Defende-se que a impossibilidade de delegação do exercício de poderes coercitivos com fundamento na premissa a “atribuição de poderes públicos a alguns dos cidadãos romperia o equilíbrio próprio das relações entre particulares, à medida que alguns passariam a deter o poder de decisão acerca da utilização de violência legítima sobre outros”.
6.1 Da delegação a pessoas jurídicas de direito público
A possibilidade de delegação de atos que efetivem o exercício do poder de polícia por pessoas jurídicas de direito público é majoritariamente aceita pela doutrina e jurisprudência, porquanto tais entidades são consideradas como longa manus do ente federativo.
Em verdade, por conta da submissão a regime público, as autarquias e fundações autárquicas pouco se diferenciam do próprio Ente estatal que as instituiu. Isso porque gozam dos mesmos “privilégios” processuais outorgados à Fazenda Pública, tais como prazo em dobro para se manifestar nos autos; não sujeição ao concurso de credores ou à habilitação de crédito em falência, concordata ou inventário, para cobrança de seus créditos, salvo para estabelecimento de preferência entre as diversas Fazendas Públicas; seus bens são considerados públicos contando com a impenhorabilidade, não-onerabilidade, alienabilidade condicionada e imprescritibilidade. Em contrapartida, submetem-se ao mesmo regime de licitação da Administração Direta, é obrigada a realizar concurso público para contratação de pessoal e seus servidores serão, necessariamente, contratados pelo regime estatutário entre outros ônus.
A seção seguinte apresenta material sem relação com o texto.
__device__ __forceinline__ uint64_t wg_desc(uint32_t saddr) {
    return (uint64_t)((saddr & 0x3FFFF) >> 4) | ((uint64_t)1 << 16) | ((uint64_t)(1024 >> 4) << 32) | ((uint64_t)1 << 62);
}
__device__ __forceinline__ void wg_fence() { asm volatile("wgmma.fence.sync.aligned;" ::: "memory"); }
__device__ __forceinline__ void wg_commit() { asm volatile("wgmma.commit_group.sync.aligned;" ::: "memory"); }
template <int PENDING>
__device__ __forceinline__ void wg_wait() { asm volatile("wgmma.wait_group.sync.aligned %0;" ::"n"(PENDING) : "memory"); }
template <int R>
__device__ __forceinline__ void wg_fence_regs(float (&d)[R]) {
#pragma unroll
    for (int i = 0; i < R; ++i) asm volatile("" : "+f"(d[i])::"memory");
}
template <int K, int R>
__device__ __forceinline__ void wg_fence_regs(uint32_t (&d)[K][R]) {
#pragma unroll
    for (int k = 0; k < K; ++k)
#pragma unroll
        for (int i = 0; i < R; ++i) asm volatile("" : "+r"(d[k][i])::"memory");
}

__device__ __forceinline__ void wgmma_tf32_n16(float (&d)[8], uint64_t da, uint64_t db) {
    asm volatile(
        "{\n\t.reg .pred p;\n\tsetp.ne.b32 p, 1, 0;\n\t"
        "wgmma.mma_async.sync.aligned.m64n16k8.f32.tf32.tf32 "
        "{%0, %1, %2, %3, %4, %5, %6, %7}, "
        "%8, %9, p, 1, 1;\n\t}"
        : "+f"(d[0]), "+f"(d[1]), "+f"(d[2]), "+f"(d[3]), "+f"(d[4]), "+f"(d[5]), "+f"(d[6]), "+f"(d[7])
        : "l"(da), "l"(db));
}
__device__ __forceinline__ void wgmma_tf32_n32(float (&d)[16], uint64_t da, uint64_t db) {
    asm volatile(
        "{\n\t.reg .pred p;\n\tsetp.ne.b32 p, 1, 0;\n\t"
        "wgmma.mma_async.sync.aligned.m64n32k8.f32.tf32.tf32 "
        "{%0, %1, %2, %3, %4, %5, %6, %7, %8, %9, %10, %11, %12, %13, %14, %15}, "
        "%16, %17, p, 1, 1;\n\t}"
        : "+f"(d[0]), "+f"(d[1]), "+f"(d[2]), "+f"(d[3]), "+f"(d[4]), "+f"(d[5]), "+f"(d[6]), "+f"(d[7]),
          "+f"(d[8]), "+f"(d[9]), "+f"(d[10]), "+f"(d[11]), "+f"(d[12]), "+f"(d[13]), "+f"(d[14]), "+f"(d[15])
        : "l"(da), "l"(db));
}
__device__ __forceinline__ void wgmma_tf32_n64(float (&d)[32], uint64_t da, uint64_t db) {
    asm volatile(
        "{\n\t.reg .pred p;\n\tsetp.ne.b32 p, 1, 0;\n\t"
        "wgmma.mma_async.sync.aligned.m64n64k8.f32.tf32.tf32 "
        "{%0, %1, %2, %3, %4, %5, %6, %7, %8, %9, %10, %11, %12, %13, %14, %15,"
        " %16, %17, %18, %19, %20, %21, %22, %23, %24, %25, %26, %27, %28, %29, %30, %31}, "
        "%32, %33, p, 1, 1;\n\t}"
        : "+f"(d[0]), "+f"(d[1]), "+f"(d[2]), "+f"(d[3]), "+f"(d[4]), "+f"(d[5]), "+f"(d[6]), "+f"(d[7]),
          "+f"(d[8]), "+f"(d[9]), "+f"(d[10]), "+f"(d[11]), "+f"(d[12]), "+f"(d[13]), "+f"(d[14]), "+f"(d[15]),
          "+f"(d[16]), "+f"(d[17]), "+f"(d[18]), "+f"(d[19]), "+f"(d[20]), "+f"(d[21]), "+f"(d[22]), "+f"(d[23]),
          "+f"(d[24]), "+f"(d[25]), "+f"(d[26]), "+f"(d[27]), "+f"(d[28]), "+f"(d[29]), "+f"(d[30]), "+f"(d[31])
        : "l"(da), "l"(db));
}
__device__ __forceinline__ void wgmma_tf32_n128(float (&d)[64], uint64_t da, uint64_t db) {
    asm volatile(
        "{\n\t.reg .pred p;\n\tsetp.ne.b32 p, 1, 0;\n\t"
        "wgmma.mma_async.sync.aligned.m64n128k8.f32.tf32.tf32 "
        "{%0, %1, %2, %3, %4, %5, %6, %7, %8, %9, %10, %11, %12, %13, %14, %15,"
        " %16, %17, %18, %19, %20, %21, %22, %23, %24, %25, %26, %27, %28, %29, %30, %31,"
        " %32, %33, %34, %35, %36, %37, %38, %39, %40, %41, %42, %43, %44, %45, %46, %47,"
        " %48, %49, %50, %51, %52, %53, %54, %55, %56, %57, %58, %59, %60, %61, %62, %63}, "
        "%64, %65, p, 1, 1;\n\t}"
        : "+f"(d[0]), "+f"(d[1]), "+f"(d[2]), "+f"(d[3]), "+f"(d[4]), "+f"(d[5]), "+f"(d[6]), "+f"(d[7]),
          "+f"(d[8]), "+f"(d[9]), "+f"(d[10]), "+f"(d[11]), "+f"(d[12]), "+f"(d[13]), "+f"(d[14]), "+f"(d[15]),
          "+f"(d[16]), "+f"(d[17]), "+f"(d[18]), "+f"(d[19]), "+f"(d[20]), "+f"(d[21]), "+f"(d[22]), "+f"(d[23]),
          "+f"(d[24]), "+f"(d[25]), "+f"(d[26]), "+f"(d[27]), "+f"(d[28]), "+f"(d[29]), "+f"(d[30]), "+f"(d[31]),
          "+f"(d[32]), "+f"(d[33]), "+f"(d[34]), "+f"(d[35]), "+f"(d[36]), "+f"(d[37]), "+f"(d[38]), "+f"(d[39]),
          "+f"(d[40]), "+f"(d[41]), "+f"(d[42]), "+f"(d[43]), "+f"(d[44]), "+f"(d[45]), "+f"(d[46]), "+f"(d[47]),
          "+f"(d[48]), "+f"(d[49]), "+f"(d[50]), "+f"(d[51]), "+f"(d[52]), "+f"(d[53]), "+f"(d[54]), "+f"(d[55]),
          "+f"(d[56]), "+f"(d[57]), "+f"(d[58]), "+f"(d[59]), "+f"(d[60]), "+f"(d[61]), "+f"(d[62]), "+f"(d[63])
        : "l"(da), "l"(db));
}
template <int NT>
__device__ __forceinline__ void wgmma_tf32(float (&d)[NT / 2], uint64_t da, uint64_t db) {
    if constexpr (NT == 16) wgmma_tf32_n16(d, da, db);
    else if constexpr (NT == 32) wgmma_tf32_n32(d, da, db);
    else if constexpr (NT == 64) wgmma_tf32_n64(d, da, db);
    else wgmma_tf32_n128(d, da, db);
}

6.2 Da delegação do exercício do poder de polícia a empresas estatais
Conquanto compartilhem a personalidade jurídica de direito privado, as empresas públicas, as sociedades de economia mista e as fundações públicas de direito privado são entes que integram a estrutura administrativa estatal em sua modalidade indireta.
A criação de “empresas estatais” ou “empresas governamentais” possibilita que o Estado execute atividades de seu interesse não necessitando submeter-se aos entraves burocráticos imposto as pessoas de direito público. Para Carvalho Filho, “a ideia básica que traduzem continua sendo a do Estado-empresário, que intenta aliar uma atividade econômica à prestação de um serviço de interesse coletivo” (CARVALHO FILHO, 2017, p. 328). Segue o autor:
É preciso ter em conta, porém, o objetivo que inspirou o Estado a criar esse tipo de pessoas de natureza empresarial. Como os órgãos estatais se encontram presos a uma infinita quantidade de controles, o que provoca sensível lentidão nas atividades que desempenha, essas pessoas administrativas, tendo personalidade de direito privado, embora sob a direção institucional do Estado, possibilitam maior versatilidade em sua atuação, quando voltadas para atividades econômicas (CARVALHO FILHO, 2017, p. 329).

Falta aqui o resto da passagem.